Organizers said that 25 to 30 people gathered outside the Swedish
embassy in Helsinki at 6pm to express their outrage at the decision by a
Swedish court to jail 39-year-old Susanne Eriksson.
Sweden's press and cultural attaché Anders Eriksson came out of the
embassy to speak with the demonstrators, organizers said.
"The demonstrators presented their views of the unjustified sentence and
Swedish law praxis in general, and also their worry for Susanne's health
in jail," Panu Pietilä, a spokesman for the Hamppu.net group, told The
Local.
The organizers said that they would present their arguments to the
embassy in written form later this week.
Hamppu.net, an organization in favour of a more liberal approach to hemp
and cannabis, said they were also planning to launch a campaign
encouraging people to send cards and letters to Eriksson in prison.

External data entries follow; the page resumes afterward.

# nicoloalbergoni/DeepLabV3Plus-Augmented-SuperResolution

Hardware: AMD Instinct MI355X
Metric: augmented-copies/sec (fwd+realign+SR-iter) @512x512 (higher is better)
Workload: dtype f32 (pointwise GEMMs: operands split into f16 hi+lo, hi*hi+hi*lo+lo*hi on f16 MFMA, f32 accumulate)

## Files before the change

### deeplabv3plus-augmented-superresolution_amd/csrc/sepconv.hip

```cpp
#include "asr_common.h"

#ifndef ASR_SEPCONV_PACKED_SPLIT
#define ASR_SEPCONV_PACKED_SPLIT 1
#endif

typedef float f32x4 __attribute__((ext_vector_type(4)));
typedef float f32x16 __attribute__((ext_vector_type(16)));
typedef _Float16 f16x4 __attribute__((ext_vector_type(4)));
typedef _Float16 f16x8 __attribute__((ext_vector_type(8)));

namespace {

constexpr int SF_TH = 8, SF_TW = 14, SF_VALID = SF_TH * SF_TW, SF_M = 128, SF_N = 128;

template <int CTRL>
__device__ __forceinline__ f32x4 sf_dpp4(f32x4 v) {
    f32x4 r;
#pragma unroll
    for (int i = 0; i < 4; ++i) {
        const float f = v[i];
        r[i] = __int_as_float(__builtin_amdgcn_mov_dpp(__float_as_int(f), CTRL, 0xF, 0xF, true));
    }
    return r;
}

__device__ __forceinline__ int sf_swz(int slot, int line) { return (slot & ~15) | ((slot ^ line) & 15); }

#ifdef ASR_DIAG_SEPCONV_MAX_VGPR
#define ASR_SEPCONV_ATTR __attribute__((amdgpu_num_vgpr(ASR_DIAG_SEPCONV_MAX_VGPR)))
#else
#define ASR_SEPCONV_ATTR
#endif
template <int CIN>
__global__ __launch_bounds__(512) ASR_PK_F32 ASR_SEPCONV_ATTR void sepconv_fused_kernel(const float* __restrict__ x, const float* __restrict__ wd,
                                                            const float* __restrict__ bd, const _Float16* __restrict__ wp,
                                                            const float* __restrict__ bp, float* __restrict__ y, int batch, int h,
                                                            int w, int ldx, int ldy, int npad, int pre_relu, int dw_relu,
                                                            int out_relu) {
#if ASR_SEPCONV_PACKED_SPLIT
    asr_enable_f16_saturation();
#endif
#ifdef ASR_DIAG_SEPCONV_TOP_VGPR
    ASR_DIAG_TOUCH_VGPR(ASR_DIAG_SEPCONV_TOP_VGPR);
#endif
    constexpr int QUADS = CIN / 4;
    constexpr int HALVES = 32 / QUADS;
    constexpr int RPT = SF_TH / HALVES;
    constexpr int LB = CIN * 4;
    constexpr int OCTS = CIN / 8;
    constexpr int A_BYTES = SF_M * LB, B_BYTES = OCTS * SF_N * 16;
    extern __shared__ __attribute__((aligned(16))) char sf_lds[];
    char* const A = sf_lds;
    char* const Bh = sf_lds + A_BYTES;
    char* const Bl = Bh + B_BYTES;
    const int tid = threadIdx.x, lane = tid & 63, wave = tid >> 6, l32 = lane & 31, hh = lane >> 5;
    typedef unsigned int u32x4 __attribute__((ext_vector_type(4)));
    {
        const long long plane = (long long)CIN * npad;
        for (int i = tid; i < OCTS * SF_N; i += 512) {
            const int oct = i >> 7, col = i & 127;
            const _Float16* src = wp + ((long long)oct * npad + col) * 8;
            *reinterpret_cast<u32x4*>(Bh + i * 16) = *reinterpret_cast<const u32x4*>(src);
            *reinterpret_cast<u32x4*>(Bl + i * 16) = *reinterpret_cast<const u32x4*>(src + plane);
        }
    }
    const int lane16 = lane & 15, slot = wave * 4 + (lane >> 4);
    const int q = slot % QUADS, ry0 = (slot / QUADS) * RPT, ch = q * 4;
    f32x4 wk[9];
#pragma unroll
    for (int t = 0; t < 9; ++t) wk[t] = *reinterpret_cast<const f32x4*>(wd + t * CIN + ch);
    const f32x4 bv = *reinterpret_cast<const f32x4*>(bd + ch);
    const f32x4 zero = {0.f, 0.f, 0.f, 0.f};
    const int wm = wave & 3, wn = wave >> 2;
    const float bp0 = bp[wn * 64 + l32], bp1 = bp[wn * 64 + 32 + l32];

    const int tiles_x = (w + SF_TW - 1) / SF_TW, tiles_y = (h + SF_TH - 1) / SF_TH;
    const long long total = (long long)batch * tiles_y * tiles_x;
    f32x4 in[RPT + 2];
    auto request_rows = [&](long long t) {
        const int tx0 = (int)(t % tiles_x) * SF_TW;
        const long long tt = t / tiles_x;
        const int ty0 = (int)(tt % tiles_y) * SF_TH;
        const float* xin = x + (tt / tiles_y) * h * w * ldx + ch;
        const int ixc = min(max(tx0 - 1 + lane16, 0), w - 1);
#pragma unroll
        for (int r = 0; r < RPT + 2; ++r) {
            const int iy = min(max(ty0 + ry0 - 1 + r, 0), h - 1);
            in[r] = *reinterpret_cast<const f32x4*>(xin + ((long long)iy * w + ixc) * ldx);
        }
    };
    const long long per_wg = (total + gridDim.x - 1) / gridDim.x;
    const long long first = (long long)blockIdx.x * per_wg, last = min(first + per_wg, total);
    if (first < last) request_rows(first);
    for (long long tile = first; tile < last; ++tile) {
        const int x0 = (int)(tile % tiles_x) * SF_TW;
        const long long tt = tile / tiles_x;
        const int y0 = (int)(tt % tiles_y) * SF_TH;
        const long long b = tt / tiles_y;
        __syncthreads();
        const int ix = x0 - 1 + lane16;
        const bool col_ok = ix >= 0 && ix < w;
        f32x4 win[3][3];
#pragma unroll
        for (int r = 0; r < RPT + 2; ++r) {
            const int iy = y0 + ry0 - 1 + r;
            f32x4 c = in[r];
            if (pre_relu) {
#pragma unroll
                for (int i = 0; i < 4; ++i) c[i] = fmaxf(c[i], 0.f);
            }
            c = (col_ok && iy >= 0 && iy < h) ? c : zero;
            win[2][1] = c;
            win[2][0] = sf_dpp4<0x111>(c);
            win[2][2] = sf_dpp4<0x101>(c);
            if (r >= 2) {
                f32x4 acc = bv;
#pragma unroll
                for (int ky = 0; ky < 3; ++ky)
#pragma unroll
                    for (int kx = 0; kx < 3; ++kx) acc += win[ky][kx] * wk[ky * 3 + kx];
                if (dw_relu) {
#pragma unroll
                    for (int i = 0; i < 4; ++i) acc[i] = fmaxf(acc[i], 0.f);
                }
                typedef unsigned int u32x2 __attribute__((ext_vector_type(2)));
#if ASR_SEPCONV_PACKED_SPLIT
                unsigned int h01, h23, l01, l23;
                asr_split4_f16_saturating_mode(acc[0], acc[1], acc[2], acc[3], h01, h23, l01, l23);
                u32x2 h2 = {h01, h23}, l2 = {l01, l23};
#else
                f16x4 hi, lo;
#pragma unroll
                for (int i = 0; i < 4; ++i) {
                    _Float16 hf, lf;
                    asr_split_f16(acc[i], hf, lf);
                    hi[i] = hf;
                    lo[i] = lf;
                }
                u32x2 h2 = __builtin_bit_cast(u32x2, hi), l2 = __builtin_bit_cast(u32x2, lo);
#endif
                {
                    const auto sx = __builtin_amdgcn_permlane16_swap(h2.x, l2.x, false, false);
                    const auto sy = __builtin_amdgcn_permlane16_swap(h2.y, l2.y, false, false);
                    h2.x = sx[0]; l2.x = sx[1];
                    h2.y = sy[0]; l2.y = sy[1];
                }
                const u32x4 out = {h2.x, h2.y, l2.x, l2.y};
                if (lane16 >= 1 && lane16 <= SF_TW) {
                    const int line = (ry0 + r - 2) * SF_TW + lane16 - 1;
                    *reinterpret_cast<u32x4*>(A + line * LB + sf_swz(((q & 1) ? OCTS : 0) + (q >> 1), line) * 16) = out;
                }
            }
#pragma unroll
            for (int k = 0; k < 3; ++k) {
                win[0][k] = win[1][k];
                win[1][k] = win[2][k];
            }
        }
        request_rows(min(tile + 1, last - 1));
        __syncthreads();
        f32x16 acc2[2];
#pragma unroll
        for (int j = 0; j < 2; ++j)
#pragma unroll
            for (int e = 0; e < 16; ++e) acc2[j][e] = 0.0f;
        const int m = wm * 32 + l32;
        const char* const aline = A + m * LB;
#pragma unroll
        for (int kk = 0; kk < CIN / 16; ++kk) {
            const int oct = 2 * kk + hh;
            const f16x8 ah = *reinterpret_cast<const f16x8*>(aline + sf_swz(oct, m) * 16);
            const f16x8 al = *reinterpret_cast<const f16x8*>(aline + sf_swz(OCTS + oct, m) * 16);
#pragma unroll
            for (int j = 0; j < 2; ++j) {
                const int col = wn * 64 + j * 32 + l32;
                const f16x8 bh = *reinterpret_cast<const f16x8*>(Bh + (oct * SF_N + col) * 16);
                const f16x8 bl = *reinterpret_cast<const f16x8*>(Bl + (oct * SF_N + col) * 16);
                acc2[j] = __builtin_amdgcn_mfma_f32_32x32x16_f16(al, bh, acc2[j], 0, 0, 0);
                acc2[j] = __builtin_amdgcn_mfma_f32_32x32x16_f16(ah, bl, acc2[j], 0, 0, 0);
                acc2[j] = __builtin_amdgcn_mfma_f32_32x32x16_f16(ah, bh, acc2[j], 0, 0, 0);
            }
        }
        float* const ybase = y + (b * h * w) * ldy + wn * 64 + l32;
#pragma unroll
        for (int e = 0; e < 16; ++e) {
            const int line = wm * 32 + (e & 3) + 8 * (e >> 2) + 4 * hh;
            const int ty = line / SF_TW, tx = line - ty * SF_TW;
            const int oy = y0 + ty, ox = x0 + tx;
            if (line < SF_VALID && oy < h && ox < w) {
                float* const o = ybase + ((long long)oy * w + ox) * ldy;
                float v0 = acc2[0][e] + bp0, v1 = acc2[1][e] + bp1;
                if (out_relu) { v0 = fmaxf(v0, 0.f); v1 = fmaxf(v1, 0.f); }
                o[0] = v0;
                o[32] = v1;
            }
        }
    }
}

template <int CIN>
int launch_sepconv_fused(const float* x, const float* wd, const float* bd, const void* wp, const float* bp, float* y, int batch,
                         int h, int w, int ldx, int ldy, int npad, int pre_relu, int dw_relu, int out_relu, hipStream_t s) {
    constexpr int lds = SF_M * CIN * 4 + 2 * (CIN / 8) * SF_N * 16;
    const int cus = asr_device_cu_count();
    ASR_REQUIRE(cus > 0, "asr_sepconv_fused_f16x3: cannot query the device");
    static AsrDeviceOnce once;
    ASR_HIP_CHECK(asr_allow_dynamic_lds(once, reinterpret_cast<const void*>(sepconv_fused_kernel<CIN>), lds));
    const long long tiles = (long long)batch * asr_cdiv(h, SF_TH) * asr_cdiv(w, SF_TW);
    const long long want = (long long)cus * (lds <= 80 * 1024 ? 2 : 1);
    const int grid = (int)(tiles < want ? tiles : want);
    hipLaunchKernelGGL(sepconv_fused_kernel<CIN>, dim3(grid), dim3(512), lds, s, x, wd, bd, reinterpret_cast<const _Float16*>(wp), bp, y,
                       batch, h, w, ldx, ldy, npad, pre_relu, dw_relu, out_relu);
    ASR_LAUNCH_CHECK();
    return ASR_OK;
}

}

extern "C" int asr_sepconv_fused_f16x3(const float* x, const float* w_dw, const float* bias_dw, const void* w_pw_packed,
                                       const float* bias_pw, float* y, int batch, int h, int w, int cin, int cout, int ldx,
                                       int ldy, int pre_relu, int dw_relu, int out_relu, asr_stream_t stream) {
    ASR_REQUIRE(x && w_dw && bias_dw && w_pw_packed && bias_pw && y, "asr_sepconv_fused_f16x3: null pointer");
    ASR_REQUIRE(batch > 0 && h > 0 && w > 0 && ldx >= cin && ldy >= cout, "asr_sepconv_fused_f16x3: bad geometry");
    ASR_UNSUPPORTED(!((cin == 64 || cin == 128) && cout == 128),
                    "asr_sepconv_fused_f16x3: cin in {64, 128} -> 128 only (got %d -> %d)", cin, cout);
    ASR_UNSUPPORTED((ldx & 3) || ((reinterpret_cast<uintptr_t>(x) | reinterpret_cast<uintptr_t>(w_dw) |
                                   reinterpret_cast<uintptr_t>(bias_dw) | reinterpret_cast<uintptr_t>(w_pw_packed)) & 15),
                    "asr_sepconv_fused_f16x3: ldx %% 4 == 0 and 16-byte aligned x / weights required");
    ASR_UNSUPPORTED((long long)h * w * ldx > 0x7fffffffLL, "asr_sepconv_fused_f16x3: image too large");
    hipStream_t s = asr_stream(stream);
    const int npad = 128;
    if (cin == 64)
        return launch_sepconv_fused<64>(x, w_dw, bias_dw, w_pw_packed, bias_pw, y, batch, h, w, ldx, ldy, npad, pre_relu, dw_relu, out_relu, s);
    return launch_sepconv_fused<128>(x, w_dw, bias_dw, w_pw_packed, bias_pw, y, batch, h, w, ldx, ldy, npad, pre_relu, dw_relu, out_relu, s);
}
```

Measured before the change: 2174.

## Walk vertical strips per workgroup and carry halo rows between steps

Result: no change. 2187, median of 6 (+0.6%).

```diff
diff --git a/deeplabv3plus-augmented-superresolution_amd/csrc/sepconv.hip b/deeplabv3plus-augmented-superresolution_amd/csrc/sepconv.hip
--- a/deeplabv3plus-augmented-superresolution_amd/csrc/sepconv.hip
+++ b/deeplabv3plus-augmented-superresolution_amd/csrc/sepconv.hip
@@ -53,6 +53,8 @@
     char* const A = sf_lds;
     char* const Bh = sf_lds + A_BYTES;
     char* const Bl = Bh + B_BYTES;
+    float* const bias2 = reinterpret_cast<float*>(A + SF_VALID * LB);
+    static_assert((SF_M - SF_VALID) * LB >= SF_N * 4, "the spare LDS lines hold the pointwise bias");
     const int tid = threadIdx.x, lane = tid & 63, wave = tid >> 6, l32 = lane & 31, hh = lane >> 5;
     typedef unsigned int u32x4 __attribute__((ext_vector_type(4)));
     {
@@ -72,38 +74,48 @@
     const f32x4 bv = *reinterpret_cast<const f32x4*>(bd + ch);
     const f32x4 zero = {0.f, 0.f, 0.f, 0.f};
     const int wm = wave & 3, wn = wave >> 2;
-    const float bp0 = bp[wn * 64 + l32], bp1 = bp[wn * 64 + 32 + l32];
-
-    const int tiles_x = (w + SF_TW - 1) / SF_TW, tiles_y = (h + SF_TH - 1) / SF_TH;
-    const long long total = (long long)batch * tiles_y * tiles_x;
+    if (tid < SF_N) bias2[tid] = bp[tid];
+
+    const int strips_x = (w + SF_TW - 1) / SF_TW;
+    const int steps = ((h + RPT - 1) / RPT + HALVES - 1) / HALVES;
+    const int hoff = HALVES > 1 ? steps * RPT : 0;
+    const int rbase = HALVES > 1 ? (ry0 ? hoff : 0) : 0;
+    const long long total = (long long)batch * strips_x * steps;
     f32x4 in[RPT + 2];
-    auto request_rows = [&](long long t) {
-        const int tx0 = (int)(t % tiles_x) * SF_TW;
-        const long long tt = t / tiles_x;
-        const int ty0 = (int)(tt % tiles_y) * SF_TH;
-        const float* xin = x + (tt / tiles_y) * h * w * ldx + ch;
-        const int ixc = min(max(tx0 - 1 + lane16, 0), w - 1);
-#pragma unroll
-        for (int r = 0; r < RPT + 2; ++r) {
-            const int iy = min(max(ty0 + ry0 - 1 + r, 0), h - 1);
+    auto request_rows = [&](long long b, int sx, int st, bool carry) {
+        const float* xin = x + b * h * w * ldx + ch;
+        const int ixc = min(max(sx * SF_TW - 1 + lane16, 0), w - 1);
+        const int yb = st * RPT + rbase - 1;
+        if (carry) {
+            in[0] = in[RPT];
+            in[1] = in[RPT + 1];
+        } else {
+#pragma unroll
+            for (int r = 0; r < 2; ++r) {
+                const int iy = min(max(yb + r, 0), h - 1);
+                in[r] = *reinterpret_cast<const f32x4*>(xin + ((long long)iy * w + ixc) * ldx);
+            }
+        }
+#pragma unroll
+        for (int r = 2; r < RPT + 2; ++r) {
+            const int iy = min(max(yb + r, 0), h - 1);
             in[r] = *reinterpret_cast<const f32x4*>(xin + ((long long)iy * w + ixc) * ldx);
         }
     };
     const long long per_wg = (total + gridDim.x - 1) / gridDim.x;
     const long long first = (long long)blockIdx.x * per_wg, last = min(first + per_wg, total);
-    if (first < last) request_rows(first);
-    for (long long tile = first; tile < last; ++tile) {
-        const int x0 = (int)(tile % tiles_x) * SF_TW;
-        const long long tt = tile / tiles_x;
-        const int y0 = (int)(tt % tiles_y) * SF_TH;
-        const long long b = tt / tiles_y;
+    int st = (int)(first % steps), sx = (int)((first / steps) % strips_x);
+    long long b = first / steps / strips_x;
+    if (first < last) request_rows(b, sx, st, false);
+    for (long long u = first; u < last; ++u) {
+        const int x0 = sx * SF_TW, y0 = st * RPT;
         __syncthreads();
         const int ix = x0 - 1 + lane16;
         const bool col_ok = ix >= 0 && ix < w;
         f32x4 win[3][3];
 #pragma unroll
         for (int r = 0; r < RPT + 2; ++r) {
-            const int iy = y0 + ry0 - 1 + r;
+            const int iy = y0 + rbase - 1 + r;
             f32x4 c = in[r];
             if (pre_relu) {
 #pragma unroll
@@ -157,7 +169,17 @@
                 win[1][k] = win[2][k];
             }
         }
-        request_rows(min(tile + 1, last - 1));
+        int nst = st + 1, nsx = sx;
+        long long nb = b;
+        if (nst == steps) {
+            nst = 0;
+            if (++nsx == strips_x) {
+                nsx = 0;
+                ++nb;
+            }
+        }
+        const bool more = u + 1 < last;
+        request_rows(more ? nb : b, more ? nsx : sx, more ? nst : st, more && nst != 0);
         __syncthreads();
         f32x16 acc2[2];
 #pragma unroll
@@ -181,12 +203,13 @@
                 acc2[j] = __builtin_amdgcn_mfma_f32_32x32x16_f16(ah, bh, acc2[j], 0, 0, 0);
             }
         }
+        const float bp0 = bias2[wn * 64 + l32], bp1 = bias2[wn * 64 + 32 + l32];
         float* const ybase = y + (b * h * w) * ldy + wn * 64 + l32;
 #pragma unroll
         for (int e = 0; e < 16; ++e) {
             const int line = wm * 32 + (e & 3) + 8 * (e >> 2) + 4 * hh;
             const int ty = line / SF_TW, tx = line - ty * SF_TW;
-            const int oy = y0 + ty, ox = x0 + tx;
+            const int oy = y0 + ty + (HALVES > 1 && ty >= RPT ? hoff - RPT : 0), ox = x0 + tx;
             if (line < SF_VALID && oy < h && ox < w) {
                 float* const o = ybase + ((long long)oy * w + ox) * ldy;
                 float v0 = acc2[0][e] + bp0, v1 = acc2[1][e] + bp1;
@@ -195,6 +218,9 @@
                 o[32] = v1;
             }
         }
+        b = nb;
+        sx = nsx;
+        st = nst;
     }
 }
 
```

Her cause has also been championed on social networking site Facebook,
where a group called Susanne Eriksson är ingen skurk ('Susanne Eriksson
is no criminal') has attracted almost 800 members.

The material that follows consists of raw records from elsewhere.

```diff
+        kk = lambda tid: None if tid >= 176 else (tid if tid < 88 else N - 176 + tid)
+        for n2 in range(N2):
+            t.add("gate, step 2: B row reads (r128, rows 33 apart)", "r128", lambda tid, n2=n2: None if kk(tid) is None else BB + ((kk(tid) % 37) * LDB + n2) * 16)
+            t.add("gate, step 2: wN2[(n2 k2) mod 32] reads (r128, a few addresses per wave)", "r128",
+                  lambda tid, n2=n2: None if kk(tid) is None else WN2 + ((n2 * (kk(tid) // 37)) % N2) * 16)
+        t.add("gate: band power stores and reads (w64 / r64, consecutive)", "w64", lambda tid: None if tid >= 176 else P + tid * 8)
+        for r in range(3):
+            t.add("gate: band power stores and reads (w64 / r64, consecutive)", "r64", lambda tid, r=r: P + (3 + tid + 64 * r) * 8 if tid < 64 and 3 + tid + 64 * r < 174 else None)
+    return t
+
+
+def fine_chunk():
+    t = Table()
+    FK, N, N2, LDB = 640, 1184, 32, 33
+    XS = 0
+    BB = (N + 64) * 16
+    W37 = BB + 37 * LDB * 16
+    WN2 = W37 + 40 * 16
+    D = WN2 + N2 * 16
+    idx = lambda tid, r, n: tid + FK * r if tid + FK * r < n else None
+    for r in range(2):
+        t.add("window copy and error-bound reads (w128 / r128, consecutive)", "w128", lambda tid, r=r: None if idx(tid, r, N + 64) is None else XS + idx(tid, r, N + 64) * 16, FK)
+        t.add("window copy and error-bound reads (w128 / r128, consecutive)", "r128", lambda tid, r=r: None if idx(tid, r, N) is None else XS + idx(tid, r, N) * 16, FK)
+    t.add("steps d[t]: reads and store (r128 / w64, consecutive)", "r128", lambda tid: XS + (tid + N) * 16 if tid < 64 else None, FK)
+    t.add("steps d[t]: reads and store (r128 / w64, consecutive)", "r128", lambda tid: XS + tid * 16 if tid < 64 else None, FK)
+    t.add("steps d[t]: reads and store (r128 / w64, consecutive)", "w64", lambda tid: D + tid * 8 if tid < 64 else None, FK)
+    ia = lambda tid: N2 * (1 + tid // N2) + tid % N2 if tid < 18 * N2 else None
+    ib = lambda tid: N2 * (36 - tid // N2) + tid % N2 if tid < 18 * N2 else None
+    for f in (ia, ib):
+        t.add("fft37_step1_sym, pass A: xs reads and stores (runs of 32)", "r128", lambda tid, f=f: None if f(tid) is None else XS + f(tid) * 16, FK)
+        t.add("fft37_step1_sym, pass A: xs reads and stores (runs of 32)", "w128", lambda tid, f=f: None if f(tid) is None else XS + f(tid) * 16, FK)
+    on = lambda tid: tid < 19 * N2
+    t.add("fft37_step1_sym, pass B: xs and w37 reads (runs of 32 / one address per run)", "r128", lambda tid: XS + (tid % N2) * 16 if on(tid) else None, FK)
+    for n1 in range(1, 19):
+        t.add("fft37_step1_sym, pass B: xs and w37 reads (runs of 32 / one address per run)", "r128", lambda tid, n1=n1: XS + (N2 * n1 + tid % N2) * 16 if on(tid) else None, FK)
+        t.add("fft37_step1_sym, pass B: xs and w37 reads (runs of 32 / one address per run)", "r128", lambda tid, n1=n1: XS + (N2 * (37 - n1) + tid % N2) * 16 if on(tid) else None, FK)
+        t.add("fft37_step1_sym, pass B: xs and w37 reads (runs of 32 / one address per run)", "r128", lambda tid, n1=n1: W37 + ((n1 * (tid // N2)) % 37) * 16 if on(tid) else None, FK)
+    t.add("fft37_step1_sym, pass B: B stores (w128, rows 33 apart)", "w128", lambda tid: BB + ((tid // N2) * LDB + tid % N2) * 16 if on(tid) else None, FK)
+    t.add("fft37_step1_sym, pass B: B stores (w128, rows 33 apart)", "w128", lambda tid: BB + ((37 - tid // N2) * LDB + tid % N2) * 16 if on(tid) and tid >= N2 else None, FK)
+    row = lambda tid: BB + (tid % 37) * LDB * 16
+    for n2 in range(N2):
+        t.add("fft37_step2_pair, j = 0: B row reads (r128, rows 33 apart)", "r128", lambda tid, n2=n2: row(tid) + n2 * 16 if tid < 37 else None, FK)
+    gen = lambda tid: 37 <= tid < N // 2
+    for n2 in (0, 16):
+        t.add("fft37_step2_pair: B row reads (r128, rows 33 apart, wrapping at row 37)", "r128", lambda tid, n2=n2: row(tid) + n2 * 16 if gen(tid) else None, FK)
+    for n2 in range(1, 16):
+        t.add("fft37_step2_pair: B row reads (r128, rows 33 apart, wrapping at row 37)", "r128", lambda tid, n2=n2: row(tid) + n2 * 16 if gen(tid) else None, FK)
+        t.add("fft37_step2_pair: B row reads (r128, rows 33 apart, wrapping at row 37)", "r128", lambda tid, n2=n2: row(tid) + (N2 - n2) * 16 if gen(tid) else None, FK)
+        t.add("fft37_step2_pair: wN2[(n2 j) mod 32] reads (r128, two or three addresses per wave)", "r128",
+              lambda tid, n2=n2: WN2 + ((n2 * (tid // 37)) % N2) * 16 if gen(tid) else None, FK)
+    for tt in range(64):
+        t.add("sweep: d[t] reads (r64, one address)", "r64", lambda tid, tt=tt: D + tt * 8 if tid < N // 2 else None, FK)
+    return t
+
+
+def main():
+    argv = sys.argv[1:]
+    opt = lambda name, d: int(argv[argv.index(name) + 1]) if name in argv else d
+    kbin = opt("--bin", 37)
+    window_sch().show("k_window_sch<8, 512, 47> (per launch: 576 207 LDS instructions, 773 950 conflict cycles)", opt("--sch-windows", 580), 576207, 773950)
+    burst_tone(1, kbin, kbin).show(f"k_burst_tone<1, 8, 47> with the tone at bin {kbin} (per launch: 872 712 LDS instructions, 1 102 056 conflict cycles)",
+                                   opt("--burst-windows", 626), 872712, 1102056)
+    tots = {k: sum(r[1] for r in burst_tone(1, k, k).rows.values()) for k in range(17, 58)}
+    print("k_burst_tone<1>: extra cycles per workgroup by the tone's bin 17..57:", list(tots.values()))
+    for lo, hi in ((27, 47), (17, 57)):
+        m = sum(tots[k] for k in range(lo, hi + 1)) / (hi - lo + 1)
+        print(f"  mean over bins {lo}..{hi}: {m:.0f} per workgroup, x 626 = {m * 626 / 1e6:.3f} M per launch (measured 1.102 M, {100.0 * (m * 626 - 1102056) / 1102056:+.0f} %)")
+    print()
+    fine_chunk().show("k_fine_chunk, per open (window, chunk) item (per launch: 278 511 LDS instructions, 139 717 conflict cycles, 214 items)",
+                      opt("--chunk-items", 214), 278511, 139717)
+    burst_tone(0, 37, 37).show("k_burst_tone<0, 8, 47>: carrier corrected, tone at bin 37 (per launch: 452 519 LDS instructions, 559 185 conflict cycles)", opt("--burst0-windows", 560), 452519, 559185)
+
+
+if __name__ == "__main__":
+    main()
```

On Sunday Eriksson travelled from the east coast to Hinseberg in central
Sweden to begin serving a one-year sentence.
Hinseberg is a top security women's prison reserved for inmates
convicted of crimes of a particularly serious nature.
Eriksson was found guilty of possession and distribution of narcotics.
The court also ruled that her belief in the healing properties of
cannabis constituted an aggravating factor.
Speaking to The Local a few days before the beginning of her sentence,
Eriksson said she could easily live without cannabis if push came to
shove but that she was not going to pretend she did not believe it had
helped alleviate the pain caused by her illness.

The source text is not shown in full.